» Data supplied:

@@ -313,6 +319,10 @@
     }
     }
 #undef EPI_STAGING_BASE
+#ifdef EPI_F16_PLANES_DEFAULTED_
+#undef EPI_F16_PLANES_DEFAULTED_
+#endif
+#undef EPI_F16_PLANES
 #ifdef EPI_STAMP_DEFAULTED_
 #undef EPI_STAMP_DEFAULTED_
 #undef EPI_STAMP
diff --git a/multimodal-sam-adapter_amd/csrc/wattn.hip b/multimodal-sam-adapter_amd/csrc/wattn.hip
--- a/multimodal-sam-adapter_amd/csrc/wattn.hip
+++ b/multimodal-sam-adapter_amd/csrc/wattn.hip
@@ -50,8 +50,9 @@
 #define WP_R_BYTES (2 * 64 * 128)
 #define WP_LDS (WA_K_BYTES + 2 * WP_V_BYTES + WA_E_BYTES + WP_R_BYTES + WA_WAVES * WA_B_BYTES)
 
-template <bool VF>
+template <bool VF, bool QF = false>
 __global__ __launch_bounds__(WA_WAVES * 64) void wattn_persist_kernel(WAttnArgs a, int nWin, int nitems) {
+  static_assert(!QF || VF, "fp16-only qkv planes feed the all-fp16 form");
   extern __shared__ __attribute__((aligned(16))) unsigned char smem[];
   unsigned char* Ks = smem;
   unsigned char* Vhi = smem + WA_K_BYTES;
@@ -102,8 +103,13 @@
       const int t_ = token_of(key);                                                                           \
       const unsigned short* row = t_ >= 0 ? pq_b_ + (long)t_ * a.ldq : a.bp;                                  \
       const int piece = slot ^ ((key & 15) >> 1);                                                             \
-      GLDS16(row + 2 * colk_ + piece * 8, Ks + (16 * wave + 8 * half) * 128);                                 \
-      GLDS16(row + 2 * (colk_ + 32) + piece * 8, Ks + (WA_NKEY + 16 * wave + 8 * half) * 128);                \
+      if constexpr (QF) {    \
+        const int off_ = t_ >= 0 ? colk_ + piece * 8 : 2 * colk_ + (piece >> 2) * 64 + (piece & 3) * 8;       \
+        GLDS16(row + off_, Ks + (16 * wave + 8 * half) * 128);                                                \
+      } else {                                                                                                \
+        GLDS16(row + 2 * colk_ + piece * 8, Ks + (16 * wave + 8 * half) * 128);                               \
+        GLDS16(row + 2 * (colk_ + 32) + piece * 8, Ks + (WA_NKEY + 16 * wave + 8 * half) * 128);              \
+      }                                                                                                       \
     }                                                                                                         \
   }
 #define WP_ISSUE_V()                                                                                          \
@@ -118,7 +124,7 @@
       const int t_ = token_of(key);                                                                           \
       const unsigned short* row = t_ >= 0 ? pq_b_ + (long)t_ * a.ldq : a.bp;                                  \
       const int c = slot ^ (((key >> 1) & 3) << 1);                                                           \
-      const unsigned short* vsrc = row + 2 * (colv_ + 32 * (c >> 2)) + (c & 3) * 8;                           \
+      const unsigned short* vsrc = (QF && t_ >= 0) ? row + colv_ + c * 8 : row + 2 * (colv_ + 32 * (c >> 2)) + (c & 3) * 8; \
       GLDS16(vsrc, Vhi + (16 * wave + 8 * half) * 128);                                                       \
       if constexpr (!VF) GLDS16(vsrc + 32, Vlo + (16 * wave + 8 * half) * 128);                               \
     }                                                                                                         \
--
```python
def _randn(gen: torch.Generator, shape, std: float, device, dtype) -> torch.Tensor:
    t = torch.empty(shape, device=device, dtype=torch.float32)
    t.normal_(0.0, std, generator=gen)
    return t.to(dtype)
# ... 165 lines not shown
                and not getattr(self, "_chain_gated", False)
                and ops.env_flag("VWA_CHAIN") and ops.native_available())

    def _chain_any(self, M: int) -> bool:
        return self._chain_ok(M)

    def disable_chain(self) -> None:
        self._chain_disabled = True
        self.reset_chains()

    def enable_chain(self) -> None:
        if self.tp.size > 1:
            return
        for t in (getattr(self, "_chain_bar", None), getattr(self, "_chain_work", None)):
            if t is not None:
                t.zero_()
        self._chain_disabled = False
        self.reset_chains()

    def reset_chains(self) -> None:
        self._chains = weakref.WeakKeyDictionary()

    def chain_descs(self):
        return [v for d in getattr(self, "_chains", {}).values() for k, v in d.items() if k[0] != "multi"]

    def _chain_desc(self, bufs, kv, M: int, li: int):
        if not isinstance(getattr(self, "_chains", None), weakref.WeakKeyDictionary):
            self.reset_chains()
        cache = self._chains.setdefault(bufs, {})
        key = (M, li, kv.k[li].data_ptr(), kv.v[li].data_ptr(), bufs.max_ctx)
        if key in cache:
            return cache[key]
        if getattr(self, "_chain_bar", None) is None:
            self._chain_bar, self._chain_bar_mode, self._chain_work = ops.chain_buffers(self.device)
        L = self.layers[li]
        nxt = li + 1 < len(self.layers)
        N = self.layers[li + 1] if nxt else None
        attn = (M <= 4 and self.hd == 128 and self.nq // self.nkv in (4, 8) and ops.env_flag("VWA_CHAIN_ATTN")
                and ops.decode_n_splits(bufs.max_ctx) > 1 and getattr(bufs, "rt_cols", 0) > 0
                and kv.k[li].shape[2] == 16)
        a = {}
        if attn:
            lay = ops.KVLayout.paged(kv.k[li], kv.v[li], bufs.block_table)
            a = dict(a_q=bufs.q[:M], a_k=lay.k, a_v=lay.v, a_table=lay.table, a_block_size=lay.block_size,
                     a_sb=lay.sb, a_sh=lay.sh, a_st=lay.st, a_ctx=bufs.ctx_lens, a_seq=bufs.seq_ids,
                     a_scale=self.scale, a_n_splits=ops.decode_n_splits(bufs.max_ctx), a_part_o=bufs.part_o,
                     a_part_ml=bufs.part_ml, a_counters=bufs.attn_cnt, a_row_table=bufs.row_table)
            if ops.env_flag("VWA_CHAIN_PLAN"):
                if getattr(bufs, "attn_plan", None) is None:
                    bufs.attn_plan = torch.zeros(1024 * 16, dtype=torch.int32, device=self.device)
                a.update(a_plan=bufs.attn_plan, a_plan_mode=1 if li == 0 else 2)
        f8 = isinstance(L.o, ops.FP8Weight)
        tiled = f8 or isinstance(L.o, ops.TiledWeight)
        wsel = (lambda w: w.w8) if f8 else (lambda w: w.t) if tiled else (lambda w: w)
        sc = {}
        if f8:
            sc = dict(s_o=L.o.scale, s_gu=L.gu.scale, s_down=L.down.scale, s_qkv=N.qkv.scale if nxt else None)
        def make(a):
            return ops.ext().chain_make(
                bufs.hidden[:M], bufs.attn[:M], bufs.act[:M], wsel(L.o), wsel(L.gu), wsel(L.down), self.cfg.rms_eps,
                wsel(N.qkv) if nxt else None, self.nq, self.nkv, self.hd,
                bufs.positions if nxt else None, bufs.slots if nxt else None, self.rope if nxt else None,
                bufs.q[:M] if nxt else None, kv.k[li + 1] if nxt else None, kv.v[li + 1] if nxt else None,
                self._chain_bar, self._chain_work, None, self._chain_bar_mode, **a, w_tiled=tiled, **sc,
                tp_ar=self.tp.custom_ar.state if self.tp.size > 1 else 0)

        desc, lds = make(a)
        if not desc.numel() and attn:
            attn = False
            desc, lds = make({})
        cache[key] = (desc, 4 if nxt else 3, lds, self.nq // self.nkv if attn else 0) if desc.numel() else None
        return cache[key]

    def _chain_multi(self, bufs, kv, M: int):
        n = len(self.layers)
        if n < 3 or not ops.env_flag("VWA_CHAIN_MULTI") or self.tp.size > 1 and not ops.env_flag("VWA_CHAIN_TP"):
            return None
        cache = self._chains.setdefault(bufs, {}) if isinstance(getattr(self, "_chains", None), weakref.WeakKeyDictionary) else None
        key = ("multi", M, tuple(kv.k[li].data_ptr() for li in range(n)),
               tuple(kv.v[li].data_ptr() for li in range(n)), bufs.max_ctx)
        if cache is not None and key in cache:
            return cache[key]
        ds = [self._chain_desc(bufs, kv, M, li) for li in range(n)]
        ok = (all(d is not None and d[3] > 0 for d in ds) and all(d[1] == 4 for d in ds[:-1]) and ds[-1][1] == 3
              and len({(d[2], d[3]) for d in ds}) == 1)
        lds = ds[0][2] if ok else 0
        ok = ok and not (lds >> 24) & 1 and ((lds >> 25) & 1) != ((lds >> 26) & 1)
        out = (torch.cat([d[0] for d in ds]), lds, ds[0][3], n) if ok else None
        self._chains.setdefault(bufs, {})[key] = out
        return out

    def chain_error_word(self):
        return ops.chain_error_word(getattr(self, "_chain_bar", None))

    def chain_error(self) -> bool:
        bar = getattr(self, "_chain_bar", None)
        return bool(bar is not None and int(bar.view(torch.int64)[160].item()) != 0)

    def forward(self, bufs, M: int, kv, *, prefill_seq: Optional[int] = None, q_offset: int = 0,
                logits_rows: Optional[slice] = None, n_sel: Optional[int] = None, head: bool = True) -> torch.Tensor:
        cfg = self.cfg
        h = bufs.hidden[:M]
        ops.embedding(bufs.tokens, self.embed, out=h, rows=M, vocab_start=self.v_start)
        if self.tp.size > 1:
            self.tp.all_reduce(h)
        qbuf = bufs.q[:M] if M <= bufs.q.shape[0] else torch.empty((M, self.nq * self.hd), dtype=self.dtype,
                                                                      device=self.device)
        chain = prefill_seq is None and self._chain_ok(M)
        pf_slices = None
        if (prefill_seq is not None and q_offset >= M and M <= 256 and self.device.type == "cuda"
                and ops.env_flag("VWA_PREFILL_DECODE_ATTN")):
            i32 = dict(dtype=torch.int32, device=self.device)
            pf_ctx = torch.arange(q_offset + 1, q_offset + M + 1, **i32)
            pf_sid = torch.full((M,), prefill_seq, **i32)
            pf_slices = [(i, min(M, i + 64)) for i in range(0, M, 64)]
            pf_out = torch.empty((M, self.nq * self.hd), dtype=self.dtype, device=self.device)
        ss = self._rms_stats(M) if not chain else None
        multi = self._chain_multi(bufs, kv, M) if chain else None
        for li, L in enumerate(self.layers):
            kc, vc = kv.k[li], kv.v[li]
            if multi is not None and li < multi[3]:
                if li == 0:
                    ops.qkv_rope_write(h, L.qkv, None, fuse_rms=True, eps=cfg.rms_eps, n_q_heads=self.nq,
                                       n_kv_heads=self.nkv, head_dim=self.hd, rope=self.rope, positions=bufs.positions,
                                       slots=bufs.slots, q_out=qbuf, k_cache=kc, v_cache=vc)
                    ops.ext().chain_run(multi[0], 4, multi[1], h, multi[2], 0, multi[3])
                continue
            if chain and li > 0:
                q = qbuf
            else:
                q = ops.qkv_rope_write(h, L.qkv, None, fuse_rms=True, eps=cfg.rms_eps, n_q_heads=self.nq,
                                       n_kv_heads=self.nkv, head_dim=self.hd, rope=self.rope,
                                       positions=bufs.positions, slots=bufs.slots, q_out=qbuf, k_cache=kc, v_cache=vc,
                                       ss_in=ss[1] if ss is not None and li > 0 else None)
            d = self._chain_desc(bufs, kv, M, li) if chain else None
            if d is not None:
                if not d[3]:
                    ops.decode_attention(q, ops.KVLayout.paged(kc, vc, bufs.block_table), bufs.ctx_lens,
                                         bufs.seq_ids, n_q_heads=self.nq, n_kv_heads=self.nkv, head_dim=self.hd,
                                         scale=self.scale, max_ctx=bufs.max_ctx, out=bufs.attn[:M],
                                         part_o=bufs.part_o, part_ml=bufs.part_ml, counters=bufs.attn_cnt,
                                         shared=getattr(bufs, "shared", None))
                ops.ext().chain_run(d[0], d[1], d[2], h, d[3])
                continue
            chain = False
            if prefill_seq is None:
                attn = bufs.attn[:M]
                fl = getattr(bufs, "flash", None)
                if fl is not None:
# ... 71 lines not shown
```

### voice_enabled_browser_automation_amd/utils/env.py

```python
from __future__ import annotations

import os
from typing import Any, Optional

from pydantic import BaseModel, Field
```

» Activity: All that is wanted is a faithful reproduction of the line above with "-313,6 +319,10 @@", the line with "-50,8 +50,9 @@", and every line in between.

» Answer below:
@@ -313,6 +319,10 @@
     }
     }
 #undef EPI_STAGING_BASE
+#ifdef EPI_F16_PLANES_DEFAULTED_
+#undef EPI_F16_PLANES_DEFAULTED_
+#endif
+#undef EPI_F16_PLANES
 #ifdef EPI_STAMP_DEFAULTED_
 #undef EPI_STAMP_DEFAULTED_
 #undef EPI_STAMP
diff --git a/multimodal-sam-adapter_amd/csrc/wattn.hip b/multimodal-sam-adapter_amd/csrc/wattn.hip
--- a/multimodal-sam-adapter_amd/csrc/wattn.hip
+++ b/multimodal-sam-adapter_amd/csrc/wattn.hip
@@ -50,8 +50,9 @@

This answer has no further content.